There are places in AR that are rocky, but not where I am.

It's mostly clay soil. The row crop farmers plant soy beans, corn, milo, cotton and wheat. Some rice in the flat/leveled areas.

The trees are mixture of pines, oaks, pecans, walnuts, persimmons etc...

What do you mean by 8x8 grid? My buddy has a 40 acres of pines that is about 12 years old and needs to be thinned soon.


----------



## Rick 1456 (Jun 22, 2010)

8X8 grid= Trees planted 8 feet apart in rows eight feet apart.
Rick


----------



## KevinR (Apr 30, 2010)

hmmm the pines on my buddies place are planted alot closer together than that.

I'd guess they are trees every 2 feet or less... 

I think are thinned at 8-10 years, then again later.

*shrugs*

Thanks for the clarification.


----------



## silvergramma (Apr 22, 2010)

divide up the acreage and plant crops that will bloom right after another crop has finished blooming to keep it up throughout the season.. do the research and contact the local county agent as to what varieties do well in that particular area


----------



## be lote (Mar 26, 2008)

up here the terain makes it so youd be payin to have it thined so they
plantin modyfyed lobs 10 x 10. an harvest once

what kinda returns are you lookin right now. you can rent out your land
an that should cover taxs each year or do portions make part of the deal he gotta plant a couple 3 plots for you. 
if you got deep pockets id be lookin on buildin a irigation pond. you gota
make sure you call it a irigation pond for farm purposes.


----------



## sqkcrk (Dec 10, 2005)

alfalfa or pine trees


----------



## KevinR (Apr 30, 2010)

I'm not "looking" for any particular return on the land. Additional revenue would be nice, but is not required. The primary goal of the land is recreational. i.e. Hunting/Camping.
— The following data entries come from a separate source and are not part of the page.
## Fuse wave1k range FFT and tile16 Doppler into one persistent work-queue kernel

Adds a persistent kernel that takes range-compression and Doppler work items from an atomic counter. Doppler items for a CPI spin-wait on per-CPI pulse-completion counters, and range results are stored with agent-scope atomics so they become visible. The intent is to overlap the range and Doppler stages and drop the separate kernel launch and idle tail between them. A small fold kernel then reduces the per-column metric partials. The costs are spin-waiting with a timeout fallback, atomic-store overhead, LDS pressure, and a different metric reduction order.

```diff
diff --git a/blah2_amd/csrc/capi.hip b/blah2_amd/csrc/capi.hip
--- a/blah2_amd/csrc/capi.hip
+++ b/blah2_amd/csrc/capi.hip
@@ -79,6 +79,11 @@
   cf *d_R = nullptr;
   cf *d_map = nullptr;
   double *d_partSum = nullptr;
+  uint32_t *d_fusedCtl = nullptr;
+  double *d_s2Sum = nullptr;
+  float *d_s2Max = nullptr;
+  int fusedTables = -1;
+  bool lastFused = false;
   uint32_t *d_tickets = nullptr;
   float *d_partMax = nullptr;
   double *d_metrics = nullptr;
@@ -428,6 +433,51 @@
   }
 }
 
+int predict_range(const blah2hip_amb_s *h, int nPulses);
+int pick_doppler(const blah2hip_amb_s *h, uint32_t n_cpi);
+bool use_fused_range_doppler(blah2hip_amb_s *h, uint32_t n_cpi)
+{
+  if (h->rangeKernel != 0 || h->dopForce != BLAH2HIP_DOP_AUTO || h->inLeakCal || h->firW) return false;
+  if (h->chunks.size() != 1 || h->dopplerMin + h->dopplerMax != 0) return false;
+  const int nD = (int)h->dims.n_doppler_bins;
+  if (predict_range(h, (int)n_cpi * nD) != BLAH2HIP_RANGE_WAVE1K || pick_doppler(h, n_cpi) != BLAH2HIP_DOP_TILE16) return false;
+  if (h->fusedTables < 0) {
+    std::vector<cf> dtw, chirp, bf, bfn;
+    doppler_tables(nD, h->dopR3, dtw, chirp, bf, bfn);
+    bool same = (int)h->dims.fft_len == 1024 && dtw.size() == 1024;
+    for (int k = 0; same && k < 1024; k++) {
+      const cf r = root_of_unity(k, 1024);
+      same = std::memcmp(&r, &dtw[k], sizeof(cf)) == 0;
+    }
+    h->fusedTables = same ? 1 : 0;
+  }
+  return h->fusedTables == 1;
+}
+
+template <class In> int launch_fused_t(blah2hip_amb_s *h, FusedArgs &f, In in, hipStream_t st)
+{
+  const size_t lds = (size_t)FUSED_LDS_ELEMS * sizeof(cf);
+  const bool shortx = f.r.plan.segLen <= 9 * 64;
+  const bool out7 = f.r.plan.nDelay <= 7 * 64;
+  const bool reuse = f.r.plan.segLen == 9 * 64 && f.r.plan.nDelay <= 7 * 64 + 1;
+  auto kern = reuse ? (out7 ? range_doppler_fused_kernel<In, true, true, true> : range_doppler_fused_kernel<In, true, false, true>)
+              : shortx ? (out7 ? range_doppler_fused_kernel<In, true, true, false> : range_doppler_fused_kernel<In, true, false, false>)
+                       : (out7 ? range_doppler_fused_kernel<In, false, true, false> : range_doppler_fused_kernel<In, false, false, false>);
+  LDSCFG(kern, lds);
+  int perCU = 0;
+  HIPCHK(hipOccupancyMaxActiveBlocksPerMultiprocessor(&perCU, kern, 256, lds));
+  if (perCU < 1) return fail(BLAH2HIP_ERR_HIP, "range_doppler_fused_kernel: no resident workgroup");
+  perCU = std::min(perCU, 3);
+  const int grid = perCU * h->numCU;
+  f.lag = (grid * FUSED_PULSES + (int)f.d.nD - 1) / (int)f.d.nD + 2;
+  HIPCHK(hipMemsetAsync(f.ctl, 0, (2 + (size_t)f.nCpi) * sizeof(uint32_t), st));
+  hipLaunchKernelGGL(kern, dim3(grid), dim3(256), lds, st, f, in);
+  HIPCHK(hipGetLastError());
+  h->rangeGridLast = grid;
+  h->dopGridLast = grid;
+  return BLAH2HIP_OK;
+}
+
 int upload_range_table(blah2hip_amb_s *h)
 {
   const int F = (int)h->dims.fft_len;
@@ -1078,7 +1128,8 @@
                   (void *)h->d_partSum, (void *)h->d_partMax, (void *)h->d_tickets, (void *)h->d_metrics,
                   (void *)h->d_doppler, h->d_in, (void *)h->d_rot,
                   (void *)h->d_hits, (void *)h->d_count, (void *)h->d_sat, (void *)h->d_dtw, (void *)h->d_chirp,
-                  (void *)h->d_bf, (void *)h->d_bfn, (void *)h->d_H, (void *)h->d_dopW64, (void *)h->d_hotCount, (void *)h->d_firK0})
+                  (void *)h->d_bf, (void *)h->d_bfn, (void *)h->d_H, (void *)h->d_dopW64, (void *)h->d_hotCount, (void *)h->d_firK0,
+                  (void *)h->d_fusedCtl, (void *)h->d_s2Sum, (void *)h->d_s2Max})
     if (p) (void)hipFree(p);
   for (auto &t : h->alphaTables)
     if (t.d) (void)hipFree(t.d);
@@ -1214,6 +1265,16 @@
     *value = n;
     return BLAH2HIP_OK;
   }
+  case BLAH2HIP_INFO_FUSED_TIMEOUTS: {
+    *value = 0;
+    if (!h->lastFused) return BLAH2HIP_OK;
+    uint32_t n = 0;
+    HIPCHK(hipSetDevice(h->device));
+    HIPCHK(hipDeviceSynchronize());
+    HIPCHK(hipMemcpy(&n, h->d_fusedCtl + 1, sizeof(uint32_t), hipMemcpyDeviceToHost));
+    *value = n;
+    return BLAH2HIP_OK;
+  }
   case BLAH2HIP_INFO_HOT_COLUMNS_MISSED: {
     *value = 0;
     if (!h->lastHot) return BLAH2HIP_OK;
@@ -1279,6 +1340,8 @@
 
   const int32_t m2 = h->dopplerMin + h->dopplerMax;
   int rc;
+  const bool fusedRD = !fused && use_fused_range_doppler(h, n_cpi);
+  h->lastFused = fusedRD;
   if (m2 != 0) {
     const size_t plane = (size_t)h->dims.n_samples;
     if (!h->d_rot) HIPCHK(hipMalloc(&h->d_rot, 2 * plane * h->dims.max_batch * sizeof(cf)));
@@ -1338,6 +1401,32 @@
     HIPCHK(hipGetLastError());
     h->lastRange = BLAH2HIP_RANGE_FIR;
     if ((rc = toc(h, BLAH2HIP_K_RANGE, st))) return rc;
+  } else if (fusedRD) {
+    if ((rc = tic(h, BLAH2HIP_K_RANGE, st))) return rc;
+    const size_t tiles = (nDelay + 15) / 16, s2 = (size_t)h->dims.max_batch * tiles * 256;
+    if (!h->d_fusedCtl) HIPCHK(hipMalloc(&h->d_fusedCtl, (2 + (size_t)h->dims.max_batch) * sizeof(uint32_t)));
+    if (!h->d_s2Sum) HIPCHK(hipMalloc(&h->d_s2Sum, s2 * sizeof(double)));
+    if (!h->d_s2Max) HIPCHK(hipMalloc(&h->d_s2Max, s2 * sizeof(float)));
+    FusedArgs f;
+    f.r = ra;
+    f.r.plan.delayMin = h->chunks[0].lag0; f.r.plan.nDelay = h->chunks[0].count; f.r.plan.colOff = h->chunks[0].col0;
+    f.d.R = h->d_R; f.d.map = map; f.d.W = h->d_dopW; f.d.tw = h->d_dtw; f.d.chirp = h->d_chirp; f.d.bf = h->d_bf; f.d.bfn = h->d_bfn;
+    f.d.partSum = h->d_partSum; f.d.partMax = h->d_partMax;
+    f.d.nD = (int32_t)nD; f.d.nDelay = (int32_t)nDelay; f.d.nTiles = h->nTiles;
+    f.ctl = h->d_fusedCtl; f.s2Sum = h->d_s2Sum; f.s2Max = h->d_s2Max;
+    f.nCpi = (int32_t)n_cpi; f.lag = 0;
+    if (fmt == BLAH2HIP_FMT_C32) {
+      rc = launch_fused_t(h, f, InC32{(const cf *)d_x, (const cf *)d_y}, st);
+    } else if (fmt == BLAH2HIP_FMT_F16) {
+      rc = launch_fused_t(h, f, InF16{(const _Float16 *)d_x, (const _Float16 *)d_y}, st);
+    } else if (fmt == BLAH2HIP_FMT_I16X_C32Y) {
+      rc = launch_fused_t(h, f, InI16C32{(const int16_t *)d_x, (const cf *)d_y}, st);
+    } else {
+      rc = launch_fused_t(h, f, InI16{(const int16_t *)d_x}, st);
+    }
+    if (rc) return rc;
+    h->lastRange = BLAH2HIP_RANGE_FUSED;
+    if ((rc = toc(h, BLAH2HIP_K_RANGE, st))) return rc;
   } else {
     if ((rc = tic(h, BLAH2HIP_K_RANGE, st))) return rc;
     for (const auto &ck : h->chunks) {
@@ -1376,7 +1465,16 @@
   int nPartsUsed = 0, dopGrid = 0, dopTiles = 0;
   if ((rc = tic(h, BLAH2HIP_K_DOPPLER, st))) return rc;
   const int which = pick_doppler(h, n_cpi);
-  switch (which) {
+  switch (fusedRD ? -1 : which) {
+  case -1: {
+    const int tiles = (int)((nDelay + 15) / 16);
+    hipLaunchKernelGGL(fused_metrics_fold_kernel, dim3(tiles, n_cpi), dim3(64), 0, st, h->d_s2Sum, h->d_s2Max, (int)nDelay,
+                       h->d_partSum, h->d_partMax);
+    dopTiles = (int)((nDelay + 3) / 4) * (int)n_cpi;
+    dopGrid = h->dopGridLast;
+    nPartsUsed = tiles;
+    break;
+  }
   case BLAH2HIP_DOP_TILE8:
   case BLAH2HIP_DOP_TILE8K:
   case BLAH2HIP_DOP_TILE16WG:
diff --git a/blah2_amd/csrc/kernels.hpp b/blah2_amd/csrc/kernels.hpp
--- a/blah2_amd/csrc/kernels.hpp
+++ b/blah2_amd/csrc/kernels.hpp
@@ -456,7 +456,7 @@
   for (int k = 0; k < NY; k++) yv[k] = CY::cvt(yr[k]);
 }
 
-template <int NC>
+template <int NC, bool SC1 = false>
 __device__ __forceinline__ void store_lags_w(cf *out, const RangePlan &p, int cpi, int pulse, int t, const cf *v)
 {
   const int jt = t + (p.colOff & 15);
@@ -471,7 +471,11 @@
 #if defined(RW_NO_STORE)
     if (64 * c < rem && p.scale == 12345.f) *o = cmake(v[c].x * p.scale, v[c].y * p.scale);
 #else
-    if (64 * c < rem) *o = cmake(v[c].x * p.scale, v[c].y * p.scale);
+    if (64 * c < rem) {
+      const cf d = cmake(v[c].x * p.scale, v[c].y * p.scale);
+      if constexpr (SC1) __hip_atomic_store(reinterpret_cast<uint64_t *>(o), __builtin_bit_cast(uint64_t, d), __ATOMIC_RELAXED, __HIP_MEMORY_SCOPE_AGENT);
+      else *o = d;
+    }
 #endif
     o += step;
   }
@@ -589,27 +593,16 @@
   for (int k = K0; k < 16; k++) ry[k] = RawBuiltin<CY>::ld(d, vb[(k * STEP) >> 12] + ((k * STEP) & 4095), 0);
 }
 
-template <class In, bool SHORTX, bool OUT7, bool REUSE = false>
-__global__ __launch_bounds__(64 * RANGEW1K_WAVES, RANGEW1K_WAVES_PER_SIMD) void rangew1k_kernel(RangeArgs a, In in)
+template <class In, bool SHORTX, bool OUT7, bool REUSE, bool SC1>
+__device__ __forceinline__ void w1k_walk(const RangeArgs &a, const In &in, const Wave1kFft::Tw &w, cf *X, int t, int pulse,
+                                         int stride, int end)
 {
   static_assert(!REUSE || SHORTX, "");
   using W = Wave1kFft;
   using RX = RawBuiltin<typename BufLoad<In>::X>;
   using RY = RawBuiltin<typename BufLoad<In>::Y>;
   constexpr int NX = SHORTX ? 9 : 16;
-  extern __shared__ __attribute__((aligned(16))) char smem[];
-  cf *table = reinterpret_cast<cf *>(smem);
-  const int t = threadIdx.x & 63;
-  const int wave = __builtin_amdgcn_readfirstlane(threadIdx.x >> 6);
-  cf *X = table + W::TW_ELEMS + wave * W::X_ELEMS;
-  W::fill_table(threadIdx.x, 64 * RANGEW1K_WAVES, a.tw, table);
-  __syncthreads();
-  W::Tw w;
-  W::load_twiddles(t, a.tw, table, w);
   const RangePlan p = a.plan;
-  const int stride = gridDim.x * RANGEW1K_WAVES;
-  int pulse = blockIdx.x * RANGEW1K_WAVES + wave;
-  if (pulse >= a.nPulses) return;
   int cpi = pulse / p.nDoppler;
   int i = pulse - cpi * p.nDoppler;
   int64_t base = (int64_t)cpi * a.cpiStride + (int64_t)i * p.nCorr;
@@ -634,7 +627,7 @@
       ni = npulse - ncpi * p.nDoppler;
       nbase = (int64_t)ncpi * a.cpiStride + (int64_t)ni * p.nCorr;
     }
-    const bool more = npulse < a.nPulses;
+    const bool more = npulse < end;
     cf v[16];
     RW_T(0)
 #pragma unroll
@@ -682,7 +675,7 @@
     RW_T(4)
     if (ns == 0) {
       W::template transform<+1, 16, OUT7>(t, acc, w, X);
-      store_lags_w<OUT7 ? 7 : 16>(a.out, p, cpi, i, t, acc);
+      store_lags_w<OUT7 ? 7 : 16, SC1>(a.out, p, cpi, i, t, acc);
 #ifdef RANGEW_TRACE
       RW_T(5)
       if (!more) {
@@ -701,6 +694,26 @@
     s = ns;
     base = nbase;
   }
+}
+
+template <class In, bool SHORTX, bool OUT7, bool REUSE = false>
+__global__ __launch_bounds__(64 * RANGEW1K_WAVES, RANGEW1K_WAVES_PER_SIMD) void rangew1k_kernel(RangeArgs a, In in)
+{
+  static_assert(!REUSE || SHORTX, "");
+  using W = Wave1kFft;
+  extern __shared__ __attribute__((aligned(16))) char smem[];
+  cf *table = reinterpret_cast<cf *>(smem);
+  const int t = threadIdx.x & 63;
+  const int wave = __builtin_amdgcn_readfirstlane(threadIdx.x >> 6);
+  cf *X = table + W::TW_ELEMS + wave * W::X_ELEMS;
+  W::fill_table(threadIdx.x, 64 * RANGEW1K_WAVES, a.tw, table);
+  __syncthreads();
+  W::Tw w;
+  W::load_twiddles(t, a.tw, table, w);
+  const int stride = gridDim.x * RANGEW1K_WAVES;
+  int pulse = blockIdx.x * RANGEW1K_WAVES + wave;
+  if (pulse >= a.nPulses) return;
+  w1k_walk<In, SHORTX, OUT7, REUSE, false>(a, in, w, X, t, pulse, stride, a.nPulses);
 }
 
 #ifdef B2_RANGEW1K_GLDS
@@ -1504,6 +1517,206 @@
 #endif
 }
 #undef DS_T
+
+constexpr int FUSED_PULSES = 16;
+constexpr int FUSED_LDS_ELEMS = Wave1kFft::TW_ELEMS + 1024 + 4 * DOPT_PITCH;
+static_assert(Wave1kFft::X_ELEMS <= DOPT_PITCH, "");
+struct FusedArgs {
+  RangeArgs r;
+  DopplerArgs d;
+  uint32_t *ctl;
+  double *s2Sum;
+  float *s2Max;
+  int32_t nCpi, lag;
+};
+
+template <class In, bool SHORTX, bool OUT7, bool REUSE>
+__global__ __launch_bounds__(256, 3) void range_doppler_fused_kernel(FusedArgs f, In in)
+{
+  using K = Wave1kFft;
+  constexpr int NCOL = 4, T = 64, NR = 9, NT = 256, SH = 2, S = FUSED_PULSES;
+  extern __shared__ __attribute__((aligned(16))) char smem[];
+  __shared__ int item;
+  cf *table = reinterpret_cast<cf *>(smem);
+  cf *bfL = table + K::TW_ELEMS;
+  cf *lds = bfL + 1024;
+  const int tid = threadIdx.x;
+  const int wave = __builtin_amdgcn_readfirstlane(tid >> 6), t = tid & 63;
+  const int nD = f.d.nD;
+  const int nPulses = f.r.nPulses;
+  const int RI = (nPulses + S - 1) / S;
+  const int D = (f.d.nDelay + NCOL - 1) / NCOL;
+  const int tilesPerCpi = (f.d.nDelay + 15) / 16;
+  const int total = RI + f.nCpi * D;
+  K::fill_table(tid, NT, f.r.tw, table);
+#pragma unroll
+  for (int j = 0; j < 1024 / NT; j++) bfL[tid + NT * j] = f.d.bfn[tid + NT * j];
+  K::Tw tw;
+  K::load_twiddles(t, f.r.tw, table, tw);
+  auto first_dop = [&](int d) { return min(((d + f.lag + 1) * nD + S - 1) / S, RI) + d * D; };
+  for (;;) {
+    __syncthreads();
+    if (tid == 0) item = (int)__hip_atomic_fetch_add(f.ctl, 1u, __ATOMIC_RELAXED, __HIP_MEMORY_SCOPE_AGENT);
+    __syncthreads();
+    const int tk = __builtin_amdgcn_readfirstlane(item);
+    if (tk >= total) break;
+    int lo = -1, hi = f.nCpi - 1;
+    while (lo < hi) {
+      const int mid = (lo + hi + 1) >> 1;
+      if (first_dop(mid) <= tk) lo = mid; else hi = mid - 1;
+    }
+    const int fd = lo < 0 ? 0 : first_dop(lo);
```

The secondary goal of the land is to provide place to grow bees. Long term, there migh be some organic gardening for the local farmers market.

Currently, I'm leaning toward planting the following.

A mix of dutch and yellow sweet clover in pasture.
In the clover fields, I'll plant loblolly pines with a circular weed mats on 8x8 grid. 
Several rows of blackberries/blue berries.
20+ Peach and Plum Trees.

Misc food plots for the deer.

There is or will be a pond on the place. The pond will be stocked with catifsh and fathead minnows. Long term, I'll have an irrigation well installed if needed. Additionally, I may dig some smaller ponds to raise koi for the wife. She loves her current koi pond and they seem to have a "potential" to make money.

As for plant irrigation, I'm leaning toward a gravity fed system that will pump from the pond into the holding tank out to the water lines.

On a side note, 

If anyone has suggestions for a money making adventures. I'm all ears, but most land based profits I have seen require a lot of time.


----------



## brooksbeefarm (Apr 13, 2008)

I'm north of you (S.W. Mo.) i have tried planting pine trees on some hunting property i own to only have the deer riddle them when they get three ft. tall.inch: In my area it takes walnut more than 15 yrs. to get big enough to harvest. Trees for bee forage, you probably already have redbud, wild plum,and persimmon,the tulip popular, black locust and most fruit trees are also good. In my area we have gooseberry vines, sumac (4 different types) poison ivy ( bees do work it) and lots of different wild mints, these are probably in your area also. But like someone else said, you can't beat sweet clover for bee forage in our area.:thumbsup:. Jack


----------



## Joseph Clemens (Feb 12, 2005)

I still think Sainfoin is one of your best choices, especially to attract deer and other wildlife and possibly keep them away from seedling trees.

Concerning its hardiness and adaptability to various locations, see Sainfoin growing guide.


----------



## KevinR (Apr 30, 2010)

I look at Sainfoin the other day. I could have sworn that it wasn't sutable for my area, Zone 7.

Would it feasible to mix dutch clover, sweet yellow clover, and sainfoin into a spreader and cover the pasture.

Or would one of the plants out compete the other?

Ideally, I'll run the tractor though with a disc to break up the ground them I'll spread the seeds. Then I was going to pull a peice of chainlink, or hit them with the disc again. Might look at using the drill, but I dunno if clover seed is a good Candidate for that.

Any one out there planting clover? Other than a spread and pray method?


----------